Found this car in a barn in Ohio. Had been sitting there in that barn for over 20 years. Maybe that's not long enough to be considered a true barn find. Came with just the car (no motor, trans none of that) got the frame done rust repair on frame body washers installed for body bushings and chassis saver on entire frame. Replaced the rear frame section under the truck from a Lemans donor car that had been hit in the front. Also got a 400 out of that car that had less than 10,000 miles on it before getting hit. Put in a muncie four speed trans with Hurst shifter. Also replaced rear control arms from SSM. Frame is pretty much all set. Now am working on body, replacing toe panels, entire floor pan (one piece), and trunk pan. Toe panels are done and look pretty good. I could use some help with doing the floor pan and trunk pan. I have the main floor cut out already. I haven't cut out the trunk pan yet waiting for it to come in so I don't over cut anything, it should be in by end of week. Any suggestions will be GREATLY appreciated. I can supply pics if would help anyone and if I can figure out to get them on here since I am new to this forum. Any more info you would like just ask will get to you ASAP. Have computer in shop where working on car. Some days working elsewhere but will respond with quickness because I will be greatly appreciative and don't want to seem ungrateful. Oh yeah might have forgot to mention this is my first job of this complexity. I have read through this forum A LOT and know there are very knowledge people here so cant wait to hear from some of y'all. All I ask is try to not rip me to bad as I've seen some of that. constructive criticism is more than welcome.

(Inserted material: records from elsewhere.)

template <bool X3, bool FUSE, int BN, bool MULTI>
__global__ void __launch_bounds__(X3 ? TM_THREADS_X3 : TM_THREADS, 1) conv_tma_kernel(const __grid_constant__ TmaConvParams p) {
  extern __shared__ __align__(1024) unsigned char smem[];
  TmaCtl* ctl = reinterpret_cast<TmaCtl*>(smem);
  if (threadIdx.x == 0) griddep_launch_dependents();
  const uint32_t slabs0 = (smem_u32(smem) + 512u + 1023u) & ~1023u;
  const uint32_t rowb = (uint32_t)p.cslab * 4u;
  const uint32_t btile_bytes = (uint32_t)BN * rowb * (X3 ? 2u : 1u);
  const uint32_t a_stage = p.slab_stride * (X3 ? 2u : 1u);
  const uint32_t btiles0 = slabs0 + (uint32_t)p.SA * a_stage;
  const uint32_t drain0 = btiles0 + (uint32_t)p.SB * btile_bytes;

  const int tid = threadIdx.x, warp = tid >> 5, lane = tid & 31;
  const int n_tiles = p.CoutPad / BN;
  const int taps = p.k * p.k;
  const int KS_SPLIT = p.ksplit;
  const int sps = p.sps;
  const int KB = sps * taps;
  const int KB_all = (p.Cin / p.cslab) * taps;
  const long long total_tiles = p.total_tiles;
  const long long tph = FUSE ? p.tph : 1;
  auto tile_at = [&](long long it) { return ((long long)blockIdx.x + (it / tph) * gridDim.x) * tph + (it % tph); };

  if (tid == 0) {
    for (int s = 0; s < p.SA; ++s) {
      mbar_init(smem_u32(&ctl->a_full[s]), 1);
      mbar_init(smem_u32(&ctl->a_empty[s]), 2);
      mbar_init(smem_u32(&ctl->a_split[s]), 128);
    }
    for (int s = 0; s < p.SB; ++s) {
      mbar_init(smem_u32(&ctl->b_full[s]), 1);
      mbar_init(smem_u32(&ctl->b_empty[s]), 2);
    }
    fence_mbar_init();
  }
  __syncthreads();
  if (warp != 1) griddep_wait();

  if (warp < 4) {
    if (X3) asm volatile("setmaxnreg.dec.sync.aligned.u32 40;");
    if (warp == 0) {
      if (lane == 0) {
        int stage = 0;
        uint32_t phase = 0;
        for (long long it = 0, tile = tile_at(0); tile < total_tiles; tile = tile_at(++it)) {
          const TileGeo g = decode_tile<MULTI>(p, tile / KS_SPLIT, n_tiles);
          const int s_begin = (int)(tile % KS_SPLIT) * sps;
          for (int s = s_begin; s < s_begin + sps; ++s) {
            int src = 0, cb = 0;
            while (src + 1 < p.nsrc && s * p.cslab >= cb + p.srcC[src]) {
              cb += p.srcC[src];
              ++src;
            }
            mbar_wait(smem_u32(&ctl->a_empty[stage]), phase ^ 1u);
            const uint32_t bar = smem_u32(&ctl->a_full[stage]);
            mbar_arrive_expect_tx(bar, p.slab_bytes);
            const uint32_t dst = slabs0 + (uint32_t)stage * a_stage;
            if (p.k == 3)
              tma_load_4d(dst, &p.amap[src], s * p.cslab - cb, -1, g.r_lo - 1, g.img, bar);
            else
              tma_load_2d(dst, &p.amap[src], s * p.cslab - cb, (int)g.pos0, bar);
            if (++stage == p.SA) {
              stage = 0;
              phase ^= 1u;
            }
          }
        }
      }
      __syncwarp();
    } else if (warp == 1) {
      if (lane == 0) {
        int stage = 0;
        uint32_t phase = 0;
        for (long long it = 0, tile = tile_at(0); tile < total_tiles; tile = tile_at(++it)) {
          const unsigned char* wsrc;
          if constexpr (MULTI) {
            const TileGeo g = decode_tile<MULTI>(p, tile / KS_SPLIT, n_tiles);
            wsrc = p.wtiles + (size_t)g.model * p.tstride +
                   ((size_t)g.n_tile * KB_all + (size_t)(tile % KS_SPLIT) * KB) * btile_bytes;
          } else {
            const int n_tile = (int)((tile / KS_SPLIT) % n_tiles);
            wsrc = p.wtiles + ((size_t)n_tile * KB_all + (size_t)(tile % KS_SPLIT) * KB) * btile_bytes;
          }
          for (int kb = 0; kb < KB; ++kb) {
            mbar_wait(smem_u32(&ctl->b_empty[stage]), phase ^ 1u);
            const uint32_t bar = smem_u32(&ctl->b_full[stage]);
            mbar_arrive_expect_tx(bar, btile_bytes);
            bulk_g2s(btiles0 + (uint32_t)stage * btile_bytes, wsrc + (size_t)kb * btile_bytes, btile_bytes, bar);
            if (++stage == p.SB) {
              stage = 0;
              phase ^= 1u;
            }
          }
        }
      }
      __syncwarp();
    }
  } else if (X3 && warp >= 12) {
    asm volatile("setmaxnreg.dec.sync.aligned.u32 48;");
    const int st = tid - 384;
    int stage = 0;
    uint32_t phase = 0;
    const uint32_t nchunk = p.slab_bytes >> 4;
    for (long long it = 0, tile = tile_at(0); tile < total_tiles; tile = tile_at(++it)) {
      for (int s = 0; s < sps; ++s) {
        mbar_wait(smem_u32(&ctl->a_full[stage]), phase);
        const uint32_t hi = slabs0 + (uint32_t)stage * a_stage;
        const uint32_t lo = hi + p.slab_stride;
        for (uint32_t c0 = st; c0 < nchunk; c0 += 128 * 4) {
          float4 v[4];
#pragma unroll
          for (int u = 0; u < 4; ++u)
            if (c0 + u * 128 < nchunk) v[u] = ld_shared_v4f(hi + ((c0 + u * 128) << 4));
#pragma unroll
          for (int u = 0; u < 4; ++u) {
            if (c0 + u * 128 < nchunk) {
              float4 h, l;
              h.x = tf32_round(v[u].x); l.x = tf32_round(v[u].x - h.x);
              h.y = tf32_round(v[u].y); l.y = tf32_round(v[u].y - h.y);
              h.z = tf32_round(v[u].z); l.z = tf32_round(v[u].z - h.z);
              h.w = tf32_round(v[u].w); l.w = tf32_round(v[u].w - h.w);
              st_shared_v4f(hi + ((c0 + u * 128) << 4), h.x, h.y, h.z, h.w);
              st_shared_v4f(lo + ((c0 + u * 128) << 4), l.x, l.y, l.z, l.w);
            }
          }
        }
        fence_proxy_async_smem();
        mbar_arrive(smem_u32(&ctl->a_split[stage]));
        if (++stage == p.SA) {
          stage = 0;
          phase ^= 1u;
        }
      }
    }
  } else {
    if (X3) asm volatile("setmaxnreg.inc.sync.aligned.u32 208;");
    const int c = (warp - 4) >> 2, wt = tid & 127;
    float* dstage = reinterpret_cast<float*>(smem + (drain0 - smem_u32(smem))) + (size_t)c * (DRAIN_STAGE_BYTES / 4);
    const uint32_t bar_a = smem_u32(X3 ? &ctl->a_split[0] : &ctl->a_full[0]);
    const uint32_t bar_a_empty = smem_u32(&ctl->a_empty[0]);
    const uint32_t bar_b_full = smem_u32(&ctl->b_full[0]), bar_b_empty = smem_u32(&ctl->b_empty[0]);
    const uint32_t a_lo_u = p.slab_stride >> 4, b_lo_u = ((uint32_t)BN * rowb) >> 4;
    EpiParams ep;
    ep.bias = p.bias;
    ep.residual = p.residual;
    ep.resStride = p.resStride;
    ep.relu = p.relu;
    ep.res_after_relu = p.res_after_relu;
    ep.round_tf32 = p.round_tf32;
    ep.out = p.out;
    ep.outStride = p.outStride;
    ep.out_nchw = p.out_nchw;
    ep.Cout = p.Cout;
    ep.CoutPad = p.CoutPad;
    ep.H = p.H;
    ep.W = p.W;
    int sa = 0, sb = 0;
    uint32_t pa = 0, pb = 0;
    float acc[BN / 2];
    float sums[X3 ? BN / 2 : 1];
    float acc2[FUSE ? 16 : 1];
#pragma unroll
    for (int j = 0; j < BN / 2; ++j) acc[j] = 0.f;
#pragma unroll
    for (int j = 0; j < (FUSE ? 16 : 1); ++j) acc2[j] = 0.f;
    for (long long it = 0, tile = tile_at(0); tile < total_tiles; tile = tile_at(++it)) {
      const TileGeo g = decode_tile<MULTI>(p, tile / KS_SPLIT, n_tiles);
      const uint32_t row0 = (p.k == 3 ? (uint32_t)(g.g0 - 1 - g.r_lo * p.Wt) : 0u) + (uint32_t)c * 64u;
#pragma unroll
      for (int j = 0; j < (X3 ? BN / 2 : 1); ++j) sums[j] = 0.f;
      int kbi = 0, gk = 0;
      for (int s = 0; s < sps; ++s) {
        mbar_wait(bar_a + 8u * (uint32_t)sa, pa);
        const uint32_t a_slab = slabs0 + (uint32_t)sa * a_stage;
        for (int tap = 0; tap < taps; ++tap, ++kbi) {
          const int ky = tap / 3, kx = tap - ky * 3;
          const uint32_t arow = row0 + (p.k == 3 ? (uint32_t)(ky * p.Wt + kx) : 0u);
          mbar_wait(bar_b_full + 8u * (uint32_t)sb, pb);
          const uint64_t da = make_desc(a_slab + arow * rowb, p.cslab);
          const uint64_t db = make_desc(btiles0 + (uint32_t)sb * btile_bytes, p.cslab);
          const bool fresh = X3 ? gk == 0 : kbi == 0;
          if (p.cslab == 32)
            mma_kblock<BN, X3, false, 4>(acc, da, db, a_lo_u, b_lo_u, fresh);
          else
            mma_kblock<BN, X3, false, 2>(acc, da, db, a_lo_u, b_lo_u, fresh);
          if (wt == 0) {
            mbar_arrive(bar_b_empty + 8u * (uint32_t)sb);
            if (tap == taps - 1) mbar_arrive(bar_a_empty + 8u * (uint32_t)sa);
          }
          if (++sb == p.SB) {
            sb = 0;
            pb ^= 1u;
          }
          if (X3) {
            if (gk == p.group - 1 || kbi == KB - 1) {
#pragma unroll
              for (int j = 0; j < (X3 ? BN / 2 : 1); ++j) sums[j] += acc[X3 ? j : 0];
              gk = 0;
            } else {
              ++gk;
            }
          }
        }
        if (++sa == p.SA) {
          sa = 0;
          pa ^= 1u;
        }
      }
      const int r_me = wt >> 1;
      int n, oy, ox, m;
      const bool valid = tile_position<MULTI>(p, g, c * 64 + r_me, &n, &oy, &ox, &m);
      const int col_end = min(p.Cout, (g.n_tile + 1) * BN);
      const int head = FUSE ? g.n_tile / p.tph : 0, part = FUSE ? g.n_tile - head * p.tph : 0;
      const size_t wofs = MULTI ? (size_t)g.model * p.wstride : 0;
      if (MULTI) ep.bias = p.bias + wofs;
      if (FUSE && part == 0) {
#pragma unroll
        for (int j = 0; j < (FUSE ? 16 : 1); ++j) acc2[j] = 0.f;
      }
      auto fn = [&](int r, int cb, float (&v)[16]) {
        if (cb >= BN) return;
        if (!FUSE && KS_SPLIT > 1) {
          const long long mn = tile / KS_SPLIT;
          const int ks = (int)(tile % KS_SPLIT);
          float4* mine = reinterpret_cast<float4*>(p.part) + (((size_t)mn * KS_SPLIT + ks) * (BN >> 2) + (cb >> 2)) * p.tile_m +
                         c * 64 + r;
#pragma unroll
          for (int q = 0; q < 4; ++q) __stcg(mine + (size_t)q * p.tile_m, make_float4(v[4 * q], v[4 * q + 1], v[4 * q + 2], v[4 * q + 3]));
        } else if (FUSE) {
          const float* b1 = p.bias + wofs + (size_t)g.n_tile * BN + cb;
          const float4* w2 = reinterpret_cast<const float4*>(p.fuse_w[head] + wofs) + ((size_t)part * BN + cb) * 4;
#pragma unroll
          for (int q = 0; q < 16; ++q) {
            const float h = fmaxf(v[q] + __ldg(b1 + q), 0.f);
#pragma unroll
            for (int u = 0; u < 4; ++u) {
              const float4 w = __ldg(w2 + q * 4 + u);
              acc2[FUSE ? 4 * u + 0 : 0] = fmaf(h, w.x, acc2[FUSE ? 4 * u + 0 : 0]);
              acc2[FUSE ? 4 * u + 1 : 0] = fmaf(h, w.y, acc2[FUSE ? 4 * u + 1 : 0]);
              acc2[FUSE ? 4 * u + 2 : 0] = fmaf(h, w.z, acc2[FUSE ? 4 * u + 2 : 0]);
              acc2[FUSE ? 4 * u + 3 : 0] = fmaf(h, w.w, acc2[FUSE ? 4 * u + 3 : 0]);
            }
          }
        } else {
          epilogue_row<16>(ep, v, valid, m, n, oy, ox, g.n_tile * BN + cb, col_end);
        }
      };
      if constexpr (X3)
        drain_rows<BN>(sums, dstage, wt, 1 + c, fn);
      else
        drain_rows<BN>(acc, dstage, wt, 1 + c, fn);
      if (FUSE && part == p.tph - 1) {
#pragma unroll
        for (int j = 0; j < (FUSE ? 16 : 1); ++j) acc2[j] += __shfl_xor_sync(0xffffffffu, acc2[j], 1);
        if ((wt & 1) == 0 && valid) {
          const int co = p.fuse_cout[head];
          float* o = p.fuse_out[head] + ((size_t)n * co * p.H + oy) * p.W + ox;
          const size_t plane = (size_t)p.H * p.W;
#pragma unroll
          for (int j = 0; j < 16; ++j)
            if (j < co) o[j * plane] = acc2[FUSE ? j : 0] + __ldg(p.fuse_b[head] + wofs + j);
        }
      }
    }
  }
}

Thank you in advance for all the knowledgeable advice I'm looking forward to receive. Sorry for the wordiness of this post but tried to include as much info as I could think of.

Patrick


----------



## patrick3772 (Jul 14, 2015)

One more thing, how hard is complete floor pan to get in, the doors are off and back windows down front and back windows out.


----------



## BearGFR (Aug 25, 2008)

Hey Patrick,
Best of luck on your project. I didn't have to do any floor or pan work on my car, so I don't have the experience there to help but I bet some on here do.

Please post up some photos, and keep us up to date on how you're coming along.

Bear


----------



## patrick3772 (Jul 14, 2015)

I have a complete floor pan from Sherman. The floor pan bends down on the sides where it looks like should be straight out. Also rocker panels are 59" apart and pan is 59 1/4" wide. What am I missing? How do I get this thing in? I wanted to put the pan on the rocker panel lip and notch it out for the braces to weld to rockers but it doesn't seem like it is gonna fit and bends down instead of going straight out. I am new to all this so not sure what I'm doing. Do you need to modify the pan? I am kinda nervous about cutting up a $1000 floor pan. Somebody please offer some suggestions anyone who knows. I don't know how to add pics here so any help with that would be great also so could show pics to give anyone who could help a better idea what I'm talking about. Thank you in advance all you veterans at this for sharing your invaluable knowledge.


----------



## Goat Roper (Oct 28, 2014)

To add pictures click on Go Advanced then click on the paper clip in the WYSIWYG menu and attach.


----------



## redmanf1 (May 10, 2016)

Pictures help


----------



## 29585 (Aug 4, 2013)

I just saw your post, if you're still working on the full floor pan I might be able to show you how I did mine. Full floor w/rockers/braces, and full trunk. If you haven't yet ordered the trunk make sure you buy the new one available for 1969. It just came out last year available from Ames and it has the upset at the tailpanel. When I bought mine 2 years ago this one was not yet available and I had to use the old Dynacorn piece which generally fit 68-70 but it did not have the upset, so I had to fabricate. I've got tons of pictures, I'll attach a few here, let me know if you are still in the middle of this project


----------



## 29585 (Aug 4, 2013)

More picture from my floorpan. Make sure you install with the floor pan on top of the toeboards, so as not to let water blow in from front of car. It's a little hard to get it up over the toeboards but it will go. I have more and more pics if you need.
chuck


----------